Pittsburgh Post-Gazette

High school graduates are changing their college plans because of COVID-19

Andrew Rush/Post-Gazette
 

 
TIM GRANT
Pittsburgh Post-Gazette
tgrant@post-gazette.com
 
JUN 30, 2020
 
6:01 AM
Many high school students who were thrilled to get accepted to the colleges and universities of their choice earlier this year will need to change their plans and either choose a less costly option for higher education or skip this year altogether due to financial stress on their families brought on by the COVID-19 crisis.

Results of an annual survey by the Washington, D.C.-based College Savings Foundation found the economic damage to families who have been laid off or forced to deplete their savings during the pandemic is altering future higher education plans for many.

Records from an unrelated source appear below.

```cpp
__device__ __forceinline__ double kp_tagged(double v, unsigned tag) {
  const unsigned long long u = (unsigned long long)__double_as_longlong(v);
  return __longlong_as_double((long long)((u & ~3ull) | tag));
}
// ... 55 lines not shown
  __shared__ double sv[6][TT][TRS];
  __shared__ unsigned short s_tab[TT * TT];
  const D2Dev& z = b.d2;
  const int tid = threadIdx.x;
  tile_table(s_tab);
  const int i0 = blockIdx.x * TT, j0 = blockIdx.y * TT, ke = blockIdx.z;
  const int k = ke - b.ng;
  const int li = tid & (TT - 1);
  double bb[4][AGX_NEQ], x0[4][AGX_NEQ], ainv[4], vf[4];
  double l2[AGX_NEQ] = {0, 0, 0, 0, 0};
  double vmax = -1.0e300;
  long long vlin = 0x7fffffffffffffffLL;
#pragma unroll
  for (int m = 0; m < 4; ++m) {
    const int lj = (tid >> 5) + 8 * m;
    const int ie = i0 + li, je = j0 + lj;
    const int i = ie - b.ng, j = je - b.ng;
#pragma unroll
    for (int e = 0; e < AGX_NEQ; ++e) { bb[m][e] = 0.0; x0[m][e] = 0.0; }
    ainv[m] = 1.0;
    vf[m] = 0.0;
    double cs = 0.0;
    if (ie < z.Pi && je < z.Pj) {
      const long q = b.idx(i, j, k);
      const bool phys = i >= 0 && i < b.ni && j >= 0 && j < b.nj && k >= 0 && k < b.nk;
      if (!LEAN || (ghost_s && !phys)) {
        double s[AGX_NEQ];
#pragma unroll
        for (int e = 0; e < AGX_NEQ; ++e) { s[e] = b.state[e][q]; sv[e][lj][li] = s[e]; }
        if (s[0] > 0.0) cs = sound_speed(g, s);
        if (sp.viscous) vf[m] = cell_visc_factor(g, s);
      }
      if (phys) {
        double dvt = (b.vol[q] * (1.0 + sp.zeta)) / (b.dt[q] * sp.theta);
        if (sp.dual_time_cfl > 0.0) dvt += fmax(b.specrad[q], 0.0) / sp.dual_time_cfl;
        const double a = again ? b.ainv[q] : b.a[q] * sp.relax + dvt;
        b.ainv[q] = a;
        if (sp.diag_add) b.a[q] = a;
        ainv[m] = 1.0 / a;
        double r[AGX_NEQ];
        load5(b.resid, q, r);
        rhs_bf_r(b, g, sp, q, r, bb[m]);
        if (NORMS) {
          const long lin0 = (((long)k * b.nj + j) * b.ni + i) * AGX_NEQ;
#pragma unroll
          for (int e = 0; e < AGX_NEQ; ++e) {
            l2[e] += r[e] * r[e];
            if (r[e] > vmax || (r[e] == vmax && lin0 + e < vlin)) { vmax = r[e]; vlin = lin0 + e; }
          }
        }
        if (sp.requires_init) {
#pragma unroll
          for (int e = 0; e < AGX_NEQ; ++e) x0[m][e] = bb[m][e] * ainv[m];
        }
      }
    }
    sv[5][lj][li] = cs;
  }
  __syncthreads();
  long pos[4];
  int tli[4], tlj[4];
  bool st_s[4];
#pragma unroll
  for (int m = 0; m < 4; ++m) {
    const unsigned tl = s_tab[tid + 256 * m];
    tli[m] = tl & 0xff; tlj[m] = tl >> 8;
    const int ie = i0 + tli[m], je = j0 + tlj[m];
    pos[m] = -1;
    st_s[m] = !LEAN;
// ... 672 lines not shown
```

### aither_amd/csrc/agx_visc_tile.hpp

```cpp
#pragma once
#include "agx_tile_plan.hpp"

namespace agx {

constexpr int VT_L = 64, VT_R = 8;
constexpr int VT_OI = VT_L - 2, VT_OJ = VT_R - 2;
static_assert(VT_OI == TILE_VISC_I && VT_L - 4 == TILE_VISC_I_F4 && VT_OJ == TILE_J,
              "the plan's tile sizes (agx_tile_plan.hpp) are this kernel's");
enum { VS_S0 = 0, VS_SM = 4, VS_SP = 8, VS_AI0 = 12, VS_AJ0 = 15, VS_AJ1 = 18, VS_AK0 = 21,
       VS_AK1 = 24, VS_VOL = 27, VS_WJ = 28, VS_RHO = 29, VS_MU = 30, VS_AI1 = 31, VS_WI = 34,
       VS_FJ = 35, VS_COUNT = 39 };

#ifndef VT_LDSAREA
#define VT_LDSAREA 1
#endif
#ifndef VT_EDGE_BARRIER
#define VT_EDGE_BARRIER __builtin_amdgcn_sched_barrier(0)
#endif
struct VRef { int var, row, lane; };
using VShared = double (*)[VT_L][VS_COUNT];
__device__ __forceinline__ void vt_ld4(VShared sh, const VRef& r, double* o) {
#pragma unroll
  for (int c = 0; c < 4; ++c) o[c] = sh[r.row][r.lane][r.var + c];
}
// ... 102 lines not shown
    tf = pf * fast_rcp(rf);
    mu = g.scaling * c4(c0[5], mL_, mU_, c3[5]);
  } else {
    const double iw = fast_rcp(wL + wU);
    const double cD = wU * iw, cU = wL * iw;
#pragma unroll
    for (int c = 0; c < 3; ++c) vf[c] = cD * vU[c] + cU * vL[c];
    const double rf = cD * rU_ + cU * rL_;
    tf = (cD * rU_ * vU[3] + cU * rL_ * vL[3]) * fast_rcp(rf);
    mu = g.scaling * (cD * mU_ + cU * mL_);
  }
  if constexpr (LES) {
    f[4] = wale_eddy_visc(grad, 0.5 * (wL + wU));
    mu += g.scaling * f[4];
  }
  const double lambda = -(2.0 / 3.0) * mu;
  const double trace = grad[0][0] + grad[1][1] + grad[2][2];
  double tau[3];
#pragma unroll
  for (int r = 0; r < 3; ++r) {
    const double mm = (grad[r][0] + grad[0][r]) * aF[0] + (grad[r][1] + grad[1][r]) * aF[1] +
                      (grad[r][2] + grad[2][r]) * aF[2];
    tau[r] = lambda * trace * aF[r] + mu * mm;
  }
  double kk = conductivity(g, tf) * g.scaling;
  if constexpr (LES) kk += g.scaling * f[4] * g.cp / g.turb_prandtl;
  const double tg = grad[0][3] * aF[0] + grad[1][3] * aF[1] + grad[2][3] * aF[2];
  f[0] = tau[0];
  f[1] = tau[1];
  f[2] = tau[2];
  f[3] = dot3(tau, vf) + kk * tg;
}

template <bool F4, bool LES = false>
__global__ void __launch_bounds__(VT_L * VT_R)
k_visc_tile(SlabDev b, GasDev g, SolverDev sp, double cfl, int gx, TilePlan tp) {
  __shared__ double sh[VT_R][VT_L][VS_COUNT];
  constexpr int NF = LES ? 5 : 4;
  constexpr int LO = F4 ? 2 : 1;
  constexpr int OI = F4 ? VT_L - 4 : VT_OI;
  const int l = threadIdx.x, ty = threadIdx.y;
  TileWalk walk = tile_walk_begin(tp);
  TileSeg seg;
  while (tile_walk_next(tp, walk, seg)) {
  const int col = seg.col, k0 = seg.k0, k1 = seg.k1;
  const int ci = (col % gx) * OI - LO + l, cj = (col / gx) * VT_OJ - 1 + ty;
  const bool inner = l >= LO && l < LO + OI && ty >= 1 && ty <= VT_OJ;
  const bool own = inner && ci < b.ni && cj < b.nj;
  const bool do_i = l >= LO && l <= LO + OI && ty >= 1 && ty <= VT_OJ && ci <= b.ni && cj < b.nj;
  const bool do_j = ty >= 1 && l >= LO && l < LO + OI && cj <= b.nj && ci < b.ni;
  const int ic = min(ci, F4 ? b.ni + 1 : b.ni), jc = min(cj, F4 ? b.nj + 1 : b.nj);
  const unsigned qc = (unsigned)(b.idx(ic, jc, 0) * 8);
  const unsigned sk = (unsigned)(b.sxy * 8), sj = (unsigned)(b.sx * 8);
  const int kcmax = b.nk + b.ng - 1, kfmax = b.nk + b.ng;
  auto ld_state = [&](int k, double* s4, double& rho, double& mu) {
    const unsigned q = qc + (unsigned)min(k, kcmax) * sk;
    rho = b.ldb(b.st + 0, q);
    s4[0] = b.ldb(b.st + 1, q); s4[1] = b.ldb(b.st + 2, q); s4[2] = b.ldb(b.st + 3, q);
    s4[3] = rho > 0.0 ? b.ldb(b.st + 4, q) * fast_rcp(rho * g.R) : 0.0;
    mu = rho > 0.0 ? viscosity(g, s4[3]) : 0.0;
  };
  auto rq_state = [&](int k, double* raw) {
    const unsigned q = qc + (unsigned)min(k, kcmax) * sk;
#pragma unroll
    for (int e = 0; e < 5; ++e) raw[e] = b.ldb(b.st + e, q);
  };
  auto cv_state = [&](const double* raw, double* s4, double& rho, double& mu) {
    rho = raw[0];
    s4[0] = raw[1]; s4[1] = raw[2]; s4[2] = raw[3];
    s4[3] = rho > 0.0 ? raw[4] * fast_rcp(rho * g.R) : 0.0;
    mu = rho > 0.0 ? viscosity(g, s4[3]) : 0.0;
  };
  auto ld_avec = [&](int d, unsigned q, double* a3) {
    const double mag = b.ldb(PL_FA + 4 * d + 3, q);
    a3[0] = b.ldb(PL_FA + 4 * d + 0, q) * mag; a3[1] = b.ldb(PL_FA + 4 * d + 1, q) * mag;
    a3[2] = b.ldb(PL_FA + 4 * d + 2, q) * mag;
  };
  auto rq_avec = [&](int d, unsigned q, double* raw) {
#pragma unroll
    for (int c = 0; c < 4; ++c) raw[c] = b.ldb(PL_FA + 4 * d + c, q);
  };
  auto cv_avec = [&](const double* raw, double* a3) {
    a3[0] = raw[0] * raw[3]; a3[1] = raw[1] * raw[3]; a3[2] = raw[2] * raw[3];
  };
  auto PUT4 = [&](int var, const double* v) {
#pragma unroll
    for (int c = 0; c < 4; ++c) sh[ty][l][var + c] = v[c];
// ... 136 lines not shown
#pragma unroll
        for (int c = 0; c < 4; ++c) c3[c] = S2[c];
        c3[4] = R2; c3[5] = MU2; w3 = WK2;
      };
      vt_face<F4, LES>(sh, g, me0, meP, meR, meR, R1, MU1, true, SPr, aF, aFm, AK2, iu, il, ju, jl, V0,
                  V1, WK0, WK1, fk_up, wide);
    }
    __builtin_amdgcn_sched_barrier(0);
    double nRaw[5], rAI[4], rAJ[4], rAK[4], rAIp[4] = {0, 0, 0, 0}, rAJp[4] = {0, 0, 0, 0};
    const unsigned qn = qc + (unsigned)(kk + 1) * sk;
    const unsigned qn2 = qc + (unsigned)min(kk + 2, kcmax) * sk;
    rq_state(F4 ? kk + 3 : kk + 2, nRaw);
    rq_avec(0, qn2, rAI);
    rq_avec(1, qn2, rAJ);
    rq_avec(2, qc + (unsigned)min(kk + 3, kfmax) * sk, rAK);
    if (mem_i) rq_avec(0, qn + 8, rAIp);
    if (mem_j) rq_avec(1, qn + sj, rAJp);
    const double nV = b.ldb(PL_VOL, qn2);
    const double nWK = b.ldb(PL_WID + 2, F4 ? qc + (unsigned)min(kk + 3, kcmax) * sk : qn2);
    double nEJ[6] = {0, 0, 0, 0, 0, 0}, nEw = 0;
    if (ej_row) {
      const unsigned qe = qej + (unsigned)(kk + 1) * sk;
#pragma unroll
      for (int e = 0; e < 5; ++e) nEJ[e] = b.ldb(b.st + e, qe);
      nEw = b.ldb(PL_WID + 1, qe);
    }
    const double nwi = b.ldb(PL_WID + 0, qn), nwj = b.ldb(PL_WID + 1, qn);
    __syncthreads();
    if (own && !pre) {
      const unsigned q = qc + (unsigned)kk * sk;
      double res[AGX_NEQ];
#pragma unroll
      for (int e = 1; e < AGX_NEQ; ++e) res[e] = b.ldb(PL_RESID + e, q);
#pragma unroll
      for (int c = 0; c < 4; ++c)
        res[1 + c] += ((racc[c] - sh[ty + 1][l][VS_FJ + c]) + fk_lo[c]) - fk_up[c];
      const double ivol = fast_rcp(V0);
      const double vfac = visc_max_term(g, R0) * visc_term(g, MU0);
      double sr = b.ldb(PL_SPECRAD, q);
      double diag = sp.implicit ? b.ldb(PL_A, q) : 0.0;
      double ai0[3], aj0[3], ak0[3], ak1[3];
      LD3(VS_AI0, ty, l, ai0); LD3(VS_AJ0, ty, l, aj0);
      LD3(VS_AK0, ty, l, ak0); LD3(VS_AK1, ty, l, ak1);
      const double fm[3] = {0.5 * (fast_sqrt(dot3(ai0, ai0)) + fast_sqrt(dot3(AIp, AIp))),
                            0.5 * (fast_sqrt(dot3(aj0, aj0)) + fast_sqrt(dot3(AJp, AJp))),
                            0.5 * (fast_sqrt(dot3(ak0, ak0)) + fast_sqrt(dot3(ak1, ak1)))};
      if constexpr (LES) {
        const double mut_lo[3] = {fi[4], fj[4], fk_lo[4]};
        const double vmax = visc_max_term(g, R0);
#pragma unroll
        for (int d = 0; d < 3; ++d) {
          const double vterm = g.scaling * (MU0 * g.inv_prandtl + mut_lo[d] / g.turb_prandtl);
          const double vsr = vmax * vterm * fm[d] * fm[d] * ivol;
          sr += vsr * sp.visc_cfl_coeff;
          diag += 2.0 * vsr;
        }
        const double sixth = 1.0 / 6.0;
        double ev = sixth * fi[4];
        ev += sixth * mut_iup;
        ev += sixth * fj[4];
        ev += sixth * sh[ty + 1][l][VS_MU];
        ev += sixth * fk_lo[4];
        ev += sixth * fk_up[4];
        b.stb(PL_EDDY_LES, q, ev);
      } else {
#pragma unroll
      for (int d = 0; d < 3; ++d) {
        const double vsr = vfac * fm[d] * fm[d] * ivol;
        sr += vsr * sp.visc_cfl_coeff;
        diag += 2.0 * vsr;
      }
      }
#pragma unroll
      for (int e = 1; e < AGX_NEQ; ++e) b.stb(PL_RESID + e, q, res[e]);
      b.stb(PL_SPECRAD, q, sr);
      if (sp.implicit) b.stb(PL_A, q, diag);
      b.stb(PL_DT, q, sp.dt_fixed > 0.0 ? sp.dt_fixed : cfl * (V0 * fast_rcp(fmax(sr, 0.0))));
    }
    {
      double t3[3], t4[4];
      double nS[4], nR, nMU, nAI[3], nAJ[3], nAK[3], nAIp[3], nAJp[3];
      cv_state(nRaw, nS, nR, nMU);
      cv_avec(rAI, nAI); cv_avec(rAJ, nAJ); cv_avec(rAK, nAK);
      cv_avec(rAIp, nAIp); cv_avec(rAJp, nAJp);
      LD4(VS_S0, ty, l, t4); PUT4(VS_SM, t4);
      LD4(VS_SP, ty, l, t4); PUT4(VS_S0, t4);
      if (F4) {
        PUT4(VS_SP, S2);
        RM = sh[ty][l][VS_RHO];
        sh[ty][l][VS_RHO] = R1; R1 = R2; R2 = nR;
        if constexpr (LES) { MUM = MU0r; MU0r = MU1; }
        else { MUM = sh[ty][l][VS_MU]; sh[ty][l][VS_MU] = MU1; }
        MU1 = MU2; MU2 = nMU;
#pragma unroll
        for (int c = 0; c < 4; ++c) S2[c] = nS[c];
        if (ej_row) {
          const double rho = nEJ[0];
          EJ[0] = nEJ[1]; EJ[1] = nEJ[2]; EJ[2] = nEJ[3];
          EJ[3] = rho > 0.0 ? nEJ[4] * fast_rcp(rho * g.R) : 0.0;
          EJ[4] = rho;
          EJ[5] = rho > 0.0 ? viscosity(g, EJ[3]) : 0.0;
          EJ[6] = nEw;
        }
      } else {
        PUT4(VS_SP, nS);
        sh[ty][l][VS_RHO] = R1; R1 = nR;
        if constexpr (LES) MU0r = MU1;
        else sh[ty][l][VS_MU] = MU1;
        MU1 = nMU;
      }
      LD3(VS_AI1, ty, l, t3); PUT3(VS_AI0, t3); PUT3(VS_AI1, nAI);
      LD3(VS_AJ1, ty, l, t3); PUT3(VS_AJ0, t3); PUT3(VS_AJ1, nAJ);
      LD3(VS_AK1, ty, l, t3); PUT3(VS_AK0, t3); PUT3(VS_AK1, AK2);
      sh[ty][l][VS_VOL] = V1; V1 = nV;
      sh[ty][l][VS_WI] = nwi; sh[ty][l][VS_WJ] = nwj;
      if (F4) { WKM = WK0; WK0 = WK1; WK1 = WK2; WK2 = nWK; }
      else { WK0 = WK1; WK1 = nWK; }
#pragma unroll
      for (int c = 0; c < NF; ++c) fk_lo[c] = fk_up[c];
#pragma unroll
      for (int c = 0; c < 3; ++c) { AK2[c] = nAK[c]; AIp[c] = nAIp[c]; AJp[c] = nAJp[c]; }
    }
  }
  __syncthreads();
  }
}

}
```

“The COVID-19 health crisis is causing many young people to change and adapt their plans; but we are heartened to learn that they continue to save, which will provide some stability in this period in their lives,” said Vivian Tsai, chair of the College Savings Foundation, a national nonprofit umbrella organization for 529 college savings plans, which are tax-advantaged investment accounts designed to encourage families to save for college.

Contributions to 529 plans are allowed to grow tax-deferred. Distributions from the accounts are not taxed if used to pay expenses for K-12 public, private and religious school expenses or higher education costs.

The foundation is a trade group for 529 plan program managers, state sponsors and financial services firms that manage such accounts. The nonprofit reports there are 14.5 million individual 529 plan accounts in the U.S. with a total of $371 billion in assets that families have set aside.

The financial pressure students are faced with showed up in a number of ways in the foundation’s recent survey of 1,024 high school sophomores, juniors and seniors.

More than a third — or 37% — said their post-high school plans will be readjusted to either attend community college to save on costs or take a gap year to get back on track financially. Prior to COVID-19, 43% of those surveyed planned on going to public college; 25% to community college; and 9% to technical college and career education.
Exactly one-third of all the students — 33% — said their family finances have suffered since the pandemic took effect, with more than half — 55% — saying a parent was laid off and will have less money saved for college; and 41% expecting to take on more student loan debt than they had planned.

For the past 11 years, the annual survey of high school students has always focused on asking young people how they intend to pay for college and how much they have saved.

In light of the pandemic, the organization created a new survey that sought information about how COVID-19 has affected their lives, their college plans, their college financing and even their career choice if they are able to look that far out.

One in five high school students said the pandemic has caused them to change their career plans. 31% will change their course of study to a health services field; 29% will consider fields where telework is a viable option and layoffs are less likely; 18% will change their course of study to a public safety field; and 11% will consider working for either state or local government.

“It’s interesting that all of those fields would guarantee them an income and the ability to provide for their families when they are older,” Ms. Tsai said. “That is probably because they have seen layoffs and furloughs occur in their own homes.”